POST /website/blog/1/_update
{ "doc" : { "tags" : [ "testing" ], "views": 0 }}

# Script

POST /website/blog/1/_update
{ "script" : "ctx._source.views+=1"}

# script with parameters

POST /website/blog/1/_update
{ "script" : "ctx._source.tags+=new_tag", "params" : { "new_tag" : "search" }}

# upsert

POST/website/pageviews/1/_update
{"script":"ctx._source.views+=1","upsert":{"views":1}}

DELETE¶

DELETE /website/blog/123

# delete doc based on its contents

POST /website/blog/1/_update { "script" : "ctx.op = ctx._source.views == count ? 'delete' : 'none'", "params" : { "count": 1 }}

BULK¶

POST /_bulk
{"delete":{"_index":"website","_type":"blog","_id":"123"}}
{"create":{"_index":"website","_type":"blog","_id":"123"}} #  Create a document only if the document does not already exist
{"title":"My first blog post"}
{"index":{"_index":"website","_type":"blog"}}
{"title":"My second blog post"}
{"update":{"_index":"website","_type":"blog","_id":"123","_retry_on_conflict":3}}
{"doc":{"title":"My updated blog post"}}

Bulk in the same index or index/type

POST /website/_bulk
{"index":{"_type":"log"}}
{"event":"User logged in"}
{"index":{"_type":"blog"}}
{"title":"My second blog post"}

Try around 5-15MB in size.

SEARCH¶

Every field in a document is indexed and can be queried.

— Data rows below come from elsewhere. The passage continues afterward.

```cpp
extern "C" int kf_workspace_reserve(int k, int32_t max_genomes) {
    if (k < KF_MIN_K || k > KF_MAX_K) return kf_fail(KF_EINVAL, "k out of range [2, 12]");
    if (max_genomes < 0) return kf_fail(KF_EINVAL, "max_genomes < 0");
    if (k >= 10) return bucket_reserve(k, max_genomes);
    int grid = 0, block = 0, lds = 0;
    return launch_info(k, &grid, &block, &lds);
}

extern "C" int kf_count_batch(const uint8_t* d_bytes, const uint64_t* d_goff, int32_t n_genomes,
                              const uint64_t* d_excl, uint64_t n_excl, const uint32_t* d_code2col,
                              const uint32_t* d_col2rep, int k, uint32_t* d_counts, uint64_t* d_totals,
                              uint32_t flags, void* stream) {
    if (k < KF_MIN_K || k > KF_MAX_K) return kf_fail(KF_EINVAL, "k out of range [2, 12]");
    if (n_genomes < 0) return kf_fail(KF_EINVAL, "n_genomes < 0");
    if (n_genomes == 0) return KF_OK;
    if (!d_bytes || !d_goff || !d_counts || !d_totals || !d_code2col || !d_col2rep)
        return kf_fail(KF_EINVAL, "null device pointer");
    if (n_excl && !d_excl) return kf_fail(KF_EINVAL, "d_excl is null but n_excl > 0");
    if (((uintptr_t)d_bytes) & 15) return kf_fail(KF_EINVAL, "d_bytes must be 16-byte aligned");
    const uint64_t nb = kf_num_bins(k);
    hipStream_t s = (hipStream_t)stream;
// ... 7 lines not shown
            hipMemsetAsync(d_totals, 0, (size_t)n_genomes * sizeof(uint64_t), s) != hipSuccess)
            return kf_fail(KF_EHIP, "hipMemsetAsync failed");
    }
    CountArgs A;
    A.bytes = d_bytes;
    A.goff = d_goff;
    A.excl = d_excl;
    A.n_excl = n_excl;
    A.code2col = d_code2col;
    A.col2rep = d_col2rep;
    A.counts = d_counts;
    A.totals = (unsigned long long*)d_totals;
    A.nbins = (uint32_t)nb;
    A.n_genomes = n_genomes;
    A.flags = flags;
    if (bucket) return bucket_launch(A, k, flags, s);
    int grid = 0, block = 0, lds = 0;
    const int rc = launch_info(k, &grid, &block, &lds);
    if (rc) return rc;

    void* args[] = {&A};
    if (hipLaunchKernel(kernel_for(k), dim3(grid), dim3(block), args, (size_t)lds, s) != hipSuccess)
        return kf_fail(KF_EHIP, "count kernel launch failed: %s", hipGetErrorString(hipGetLastError()));
    return KF_OK;
}

extern "C" int kf_stream_probe(const uint8_t* d_bytes, uint64_t n, uint32_t* d_out, void* stream) {
    if (!d_bytes || !d_out) return kf_fail(KF_EINVAL, "null device pointer");
    if (((uintptr_t)d_bytes) & 15) return kf_fail(KF_EINVAL, "d_bytes must be 16-byte aligned");
    if (n == 0) return KF_OK;
    int dev = 0, cus = 0;
    if (hipGetDevice(&dev) != hipSuccess ||
        hipDeviceGetAttribute(&cus, hipDeviceAttributeMultiprocessorCount, dev) != hipSuccess)
        return kf_fail(KF_EHIP, "device query failed");
    hipLaunchKernelGGL(stream_probe_kernel, dim3(2 * (cus > 0 ? cus : 1)), dim3(1024), 0, (hipStream_t)stream, d_bytes,
                       n, d_out);
    if (hipGetLastError() != hipSuccess) return kf_fail(KF_EHIP, "stream probe launch failed");
// ... 17 lines not shown
```

kf2vecfsw_amd/csrc/kf_front.h:

```cpp
#pragma once
#include <hip/hip_runtime.h>
#include <stdint.h>

namespace kf {

constexpr int kWave = 64;
constexpr int kChunk = 1024;

struct CountArgs {
    const uint8_t* bytes;
    const uint64_t* goff;
    const uint64_t* excl;
    uint64_t n_excl;
    const uint32_t* code2col;
    const uint32_t* col2rep;
    uint32_t* counts;
    unsigned long long* totals;
    uint32_t nbins;
    int32_t n_genomes;
    uint32_t flags;
};

__device__ __forceinline__ uint32_t tail_pack(uint32_t codes, uint32_t n, uint32_t ne) {
    return codes | (min(n, 31u) << 22) | (min(ne, 31u) << 27);
}
__device__ __forceinline__ uint32_t t_codes(uint32_t t) { return t & 0x3FFFFFu; }
__device__ __forceinline__ uint32_t t_n(uint32_t t) { return (t >> 22) & 31u; }
__device__ __forceinline__ uint32_t t_ne(uint32_t t) { return t >> 27; }

template <int K>
__device__ __forceinline__ uint32_t tail_combine(uint32_t a, uint32_t b) {
    constexpr uint32_t TM = (K > 1) ? ((1u << (2 * (K - 1))) - 1u) : 0u;
    const uint32_t bn = t_n(b), bne = t_ne(b);
    const uint32_t n = (bn < bne) ? bn : min(t_n(a) + bn, 31u);
    const uint32_t codes =
// ... 230 lines not shown
    uint32_t v = own;
#pragma unroll
    for (int dd = 1; dd < kWave; dd <<= 1) {
        const uint32_t o = __shfl_up(v, dd, kWave);
        if (lane >= dd) v = tail_combine<K>(o, v);
    }
    return (uint32_t)__builtin_amdgcn_readlane((int)v, kWave - 1);
}
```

# Search for all employees in the megacorp index:

GET /megacorp/employee/_search

# Search for all employees in the megacorp index # who have "Smith" in the last_name field

GET /megacorp/employee/_search?q=last_name:Smith

# Same query as above, but using the Query DSL

GET /megacorp/employee/_search
{
    "query": {
      "match": {
        "last_name": "smith"
      }
    }
}

# SEARCH QUERY STRING

GET /_all/tweet/_search?q=tweet:elasticsearch

Don't forget to URL encode special characters e.g. +name:john +tweet:mary

GET /_search?q=%2Bname%3Ajohn+%2Btweet%3Amary

The + prefix indicates conditions that must be satisfied for our query to match. Similarly a - prefix would indicate conditions that must not match. All conditions without a + or - are optional

+name:(mary john) +date:>2014-09-10 +(aggregations geo) # last part searches _all

QUERY DSL¶

When used in filtering context, the query is said to be a "non-scoring" or "filtering" query. That is, the query simply asks the question: "Does this document match?". The answer is always a simple, binary yes|no. When used in a querying context, the query becomes a "scoring" query.

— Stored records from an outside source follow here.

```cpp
template <int CONV, int S_IN, int STRIDE, int KS, int NTW, bool POOL, bool BN, bool TO_GLOBAL = false,
          class PreBarrier = NoHook, class PostBarrier = NoHook, class Between = NoBetween>
__device__ __forceinline__ void small_m_layer(float* lds, const float* in_region, float* out_region,
                                              float* red, const SmallMRegs<CONV, KS, NTW, BN>& regs, int lane,
                                              int wave, unsigned* ts, int ts_base,
                                              const PreBarrier& pre_barrier = PreBarrier(),
                                              const PostBarrier& post_barrier = PostBarrier(),
                                              const Between& between = Between(),
                                              const EpiParams<1, BN>* ep_all = nullptr) {
    using R = SmallMRegs<CONV, KS, NTW, BN>;
    constexpr int TAPS = R::TAPS, SP = R::SP;
    const int n = lane & 15, q = lane >> 4;
    f4 acc[1][NTW];
    zero_acc(acc);
    if (wave < R::ACTIVE) {
        const int ks = wave / R::NGROUPS;
        const int first = (STRIDE == 2) ? 1 : 0;
        const float* a_lane = in_region + (first + n * STRIDE) * S_IN + 2 * q + ks * SP * 8;
        f4 odd[NTW];
#pragma unroll
        for (int t = 0; t < NTW; ++t) odd[t] = f4{0.f, 0.f, 0.f, 0.f};
#pragma unroll
        for (int tap = 0; tap < TAPS; ++tap) {
            f2 a[SP];
#pragma unroll
            for (int sp = 0; sp < SP; ++sp)
                a[sp] = *reinterpret_cast<const f2*>(a_lane + tap * S_IN + sp * 8);
#pragma unroll
            for (int sp = 0; sp < SP; ++sp)
// ... 562 lines not shown
                    cnt = first_cnt;
                    pad = first_pad;
                    thirds_mode = thirds_ahead ? 0 : 2;
                } else {
                    thirds_mode = 1;
                    const float* st = lds + kStageStats + k * 8;
                    mean = reinterpret_cast<const double*>(st)[0];
                    inv = reinterpret_cast<const double*>(st)[1];
                    cnt = reinterpret_cast<const int*>(st)[4];
                    pad = reinterpret_cast<const int*>(st)[5];
                }
                const short* smp = reinterpret_cast<const short*>(lds + kStage + k * kStageWin);
#pragma unroll
                for (int t = 0; t < 6; ++t) {
                    const int i = 8 * j - 2 + 2 * t + q - pad;
                    const bool inside = q < 3 && i >= 0 && i < cnt;
                    in_raw[t] = inside ? (int)smp[inside ? i : 0] : kOutside;
                }
            }
            inv *= (double)kActScale;
#pragma unroll
            for (int t = 0; t < 6; ++t)
                in_a.xs[t] = in_raw[t] != kOutside ? (float)(((double)in_raw[t] - mean) * inv) : 0.f;
            mark(ts, 54);
        }
        if (win_counter != nullptr && tid == 0 && k == 0) taken = atomicAdd(win_counter, chunk_next);
        if (weights_cold) full_barrier();
#pragma unroll
        for (int g = 0; g < 3; ++g) in_a.w[g] = bw_a[g];
        in_a.p4_edge = j == 0 ? f2{0.f, 0.f} : f2{4.f, 4.f};
        in_a.one_edge = j == 127 ? f2{0.f, 0.f} : f2{1.f, 1.f};
        in_a.dump_on = debug_stage == 0;
        in_a.dump = nullptr;
        if (in_a.dump_on)
            in_a.dump = glob(args()->debug_out) + (long)win * kStageFloats[0] + 4 * j * 48 + 4 * q;
        in_a.stop = stop_stage == 0;
        in_a.wave_hi = wave >= 4;
        in_a.dump_b = debug_stage == 1;
        mark(ts, 1);
    }

    phase_add(9, ac_since);
    stage_b_chain(
        lds, packed, tid, lane, wave, ts, chain_windows, in_a, thirds_mode != 0,
        [&](int i) {
            if (thirds_mode == 2 && i < (2 * kWinoHalf / 256 + kWaves - 1) / kWaves)
                dma_weights_one<2 * kWinoHalf>(packed + weight_offset(1) + kWinoHalf, lds + kSlot1,
                                               lane, wave, i);
            if (thirds_mode == 1 && i < (kWinoHalf / 256 + kWaves - 1) / kWaves)
                dma_weights_one<kWinoHalf>(packed + weight_offset(1) + kWinoHalf, lds + kSlot1, lane,
                                           wave, i);
        },
        [&] {
            if (win_counter != nullptr && tid == 0 && k == 0)
                reinterpret_cast<int*>(lds + kNextWin)[0] = taken;
        },
        [&] { return glob(args()->debug_out) + (long)win * kStageFloats[1]; },
        lds + ((k > 0 && !weights_cold) ? kChainP : kSlot0));
    if (stop_stage == 0 || stop_stage == 1) {
        full_barrier();
        if (tid < kSyncWords) reinterpret_cast<unsigned*>(lds + kSync)[tid] = 0u;
        chain_windows = 0;
        full_barrier();
        continue;
    }
    if (k == 0 && win_counter != nullptr) {
        next_start = kGroup * (int)gridDim.x + reinterpret_cast<const int*>(lds + kNextWin)[0];
        const int left = n_windows - next_start;
        next_n = left <= 0 ? 0 : left < chunk_next ? left : chunk_next;
    }

    phase_add(10, ac_since);
    if (k == group_n - 1) {
        flush_marks(ts, ts_out, lane);
        break;
    }
    {
        auto third_step = [&](const float* src, float* dst, int step) {
            constexpr int NW = DBH_DMA_WAVES;
            constexpr int per_wave = (kWinoHalf / 256 + NW - 1) / NW;
            if (2 * step < per_wave) dma_weights_one<kWinoHalf, NW>(src, dst, lane, wave, 2 * step);
            if (2 * step + 1 < per_wave) dma_weights_one<kWinoHalf, NW>(src, dst, lane, wave, 2 * step + 1);
        };
        w43_nsplit_pooled_layer<6, 2, false>(
            lds, packed, wg_scratch + kWgPark7Off + k * kPark7Floats, tid, lane, wave, ts, 22, pair_rounds,
            [&](auto tag) {
                constexpr int G = decltype(tag)::value;
                if constexpr (G < 3) third_step(packed + weight_offset(1), lds + kChainP, G);
                if constexpr (G >= 6) third_step(packed + weight_offset(1) + 2 * kWinoHalf, lds + kSlot2, G - 6);
            });
    }
    phase_add(11, ac_since);
    if (stop_stage == 2) {
        full_barrier();
        if (debug_stage < 100) {
            float* out = glob(args()->debug_out) + (long)win * kStageFloats[2];
            const float* pk = wg_scratch + kWgPark7Off + k * kPark7Floats;
            for (int idx = tid; idx < 128 * 48; idx += kThreads) {
                const int p = idx / 48, c = idx - p * 48;
                const int hf = p >> 6, nn = (p >> 2) & 15, i = p & 3, g = c >> 4, qq = (c >> 2) & 3, r = c & 3;
                out[idx] = pk[hf * 3072 + (i * 3 + g) * 256 + (qq * 16 + nn) * 4 + r] * kActUnscale;
            }
        }
        continue;
    }
    flush_marks(ts, ts_out, lane);
    }

    if (stop_stage != 0 && stop_stage != 1) {
    int tid = tid_entry;
    asm volatile("" : "+v"(tid));
    const __attribute__((address_space(1))) float* packed_opaque =
        (const __attribute__((address_space(1))) float*)packed_entry;
    __attribute__((address_space(1))) float* scratch_opaque =
        (__attribute__((address_space(1))) float*)wg_scratch_entry;
    asm volatile("" : "+s"(packed_opaque), "+s"(scratch_opaque));
    const float* __restrict__ packed = (const float*)packed_opaque;
    float* const wg_scratch = (float*)scratch_opaque;
    const int lane = tid & 63;
    const int wave = __builtin_amdgcn_readfirstlane(tid >> 6);
    unsigned ts_acc = 0u;
    unsigned* ts = nullptr;
    long long* ts_out = nullptr;
    if (debug_stage >= 300) {
        ts = &ts_acc;
        ts_out = reinterpret_cast<long long*>(glob(args()->debug_out)) +
                 ((long)(group_start + (wave >> 1 < group_n ? wave >> 1 : 0)) * kWaves + wave) * 64;
    }
    const bool seam_b2 = samples_entry != nullptr;

    const int k_last = group_n - 1;
    const bool own_last = (wave >> 1) == k_last;
    f2 Y[3][2][4];
    unsigned c7_since = phases_on ? (unsigned)__builtin_readcyclecounter() : 0u;
    {
        auto third_step = [&](const float* src, float* dst, int step) {
            constexpr int NW = DBH_DMA_WAVES;
            constexpr int per_wave = (kWinoHalf / 256 + NW - 1) / NW;
            if (2 * step < per_wave) dma_weights_one<kWinoHalf, NW>(src, dst, lane, wave, 2 * step);
            if (2 * step + 1 < per_wave) dma_weights_one<kWinoHalf, NW>(src, dst, lane, wave, 2 * step + 1);
        };
        w43_nsplit_pooled_layer<6, 2, true>(
            lds, packed, nullptr, tid, lane, wave, ts, 59, pair_rounds, [&](auto tag) {
                constexpr int G = decltype(tag)::value;
                if constexpr (G < 3) third_step(packed + weight_offset(7), lds + kDS0, G);
                else if constexpr (G < 6) third_step(packed + weight_offset(7) + kWinoHalf, lds + kDS1, G - 3);
#if DBH_Y_EARLY
                if constexpr (G == 6)
                    d_load_y(Y, (const float*)(wg_scratch + kWgPark7Off + (wave >> 1) * kPark7Floats +
                                               (wave & 1) * 3072 + lane * 4));
#endif
            },
            [&]() -> bool {
#if DBH_Y_EARLY
                return true;
#endif
                d_load_y(Y, (const float*)(wg_scratch + kWgPark7Off + (wave >> 1) * kPark7Floats +
                                           (wave & 1) * 3072 + lane * 4));
                return true;
            });
    }
    phase_add(12, c7_since);
    if (stop_stage == 2) {
        if (debug_stage < 100) {
            float* out = glob(args()->debug_out) + (long)(group_start + k_last) * kStageFloats[2];
            const float* pk = lds + kPark7Lds;
            for (int idx = tid; idx < 128 * 48; idx += kThreads) {
                const int p = idx / 48, c = idx - p * 48;
                const int hf = p >> 6, nn = (p >> 2) & 15, i = p & 3, g = c >> 4, qq = (c >> 2) & 3, r = c & 3;
                out[idx] = pk[hf * 3072 + (i * 3 + g) * 256 + (qq * 16 + nn) * 4 + r] * kActUnscale;
            }
        }
        full_barrier();
    } else {
    const long long* __restrict__ offsets_arg = glob(args()->offsets);
    const int steps_arg = args()->steps;
    const int side_arg = args()->side;
    if (own_last)
        d_load_y(Y, (const float*)(lds + kPark7Lds + (wave & 1) * 3072 + lane * 4));

    phase_add(13, c7_since);
    phase_stamp(1);
    f2 w17[27];
    long long noff0[kGroup], noff1[kGroup];
    int nstep[kGroup];
    EpiParams<1, true> ep17[2];
    auto fetch_f = [&]() {
#pragma unroll
        for (int r = 0; r < 2; ++r) {
            const int e = (r * kThreads + tid) % 192, ch = (e >> 6) * 16 + (e & 15);
            ep17[r].load(packed + bias_offset(16) + ch, packed + bn_scale_offset(5) + ch, packed + bn_shift_offset(5) + ch);
        }
        const __amdgpu_buffer_rsrc_t view = buffer_view(packed + weight_offset(16));
        const unsigned lane_bytes = (unsigned)lane * 8u;
#pragma unroll
        for (int tap = 0; tap < 3; ++tap)
#pragma unroll
            for (int sp = 0; sp < 3; ++sp)
#pragma unroll
                for (int t = 0; t < 3; ++t) {
                    const unsigned soff = (unsigned)(((tap * 24 + wave * 3 + sp) * 3 + t) * 128) * 4u;
                    asm volatile("buffer_load_dwordx2 %0, %1, %2, %3 offen"
                                 : "=v"(w17[(tap * 3 + sp) * 3 + t])
                                 : "v"(lane_bytes), "s"(view), "s"(soff)
                                 : "memory");
                }
#pragma unroll
        for (int w = 0; w < kGroup; ++w) {
            noff0[w] = 0;
            noff1[w] = 0;
            nstep[w] = 0;
            if (seam_b2 && w < next_n) {
                unsigned next_read;
                split_window((unsigned)(next_start + w), steps_arg, &next_read, &nstep[w]);
                unsigned lane_zero = 0;
                asm volatile("" : "+v"(lane_zero));
                noff0[w] = offsets_arg[next_read + lane_zero];
                noff1[w] = offsets_arg[next_read + lane_zero + 1];
            }
        }
    };
    {
        float* dump3 = nullptr;
        if (debug_stage == 3 && (wave >> 1) < group_n)
            dump3 = glob(args()->debug_out) + (long)(group_start + (wave >> 1)) * kStageFloats[3];
// ... 418 lines not shown
```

# Find all employees whose `last_name` is Smith
# and who are older than 30
GET /megacorp/employee/_search
{
"query" : {
  "filtered" : {
      "filter" : {
      "range" : {
          "age" : { "gt" : 30 }
      }
      },
      "query" : {
      "match" : {
          "last_name" : "smith"
      }
      }
  }
}
}

MATCH¶

# Find all employees who enjoy "rock" or "climbing"

GET /megacorp/employee/_search
{
"query" : {
  "match" : {
      "about" : "rock climbing"
  }
}
}

The match query should be the standard query that you reach for whenever you want to query for a full-text or exact value in almost any field. If you run a match query against a full-text field, it will analyze the query string by using the correct analyzer for that field before executing the search If you use it on a field containing an exact value, such as a number, a date, a Boolean, or a not_analyzedstring field, then it will search for that exact value

MATCH ON MULTIPLE FIELDS¶

{
"multi_match": {
  "query":    "full text search",
  "fields":  [ "title", "body" ]
}}

EXACT SEARCH¶

# Find all employees who enjoy "rock climbing"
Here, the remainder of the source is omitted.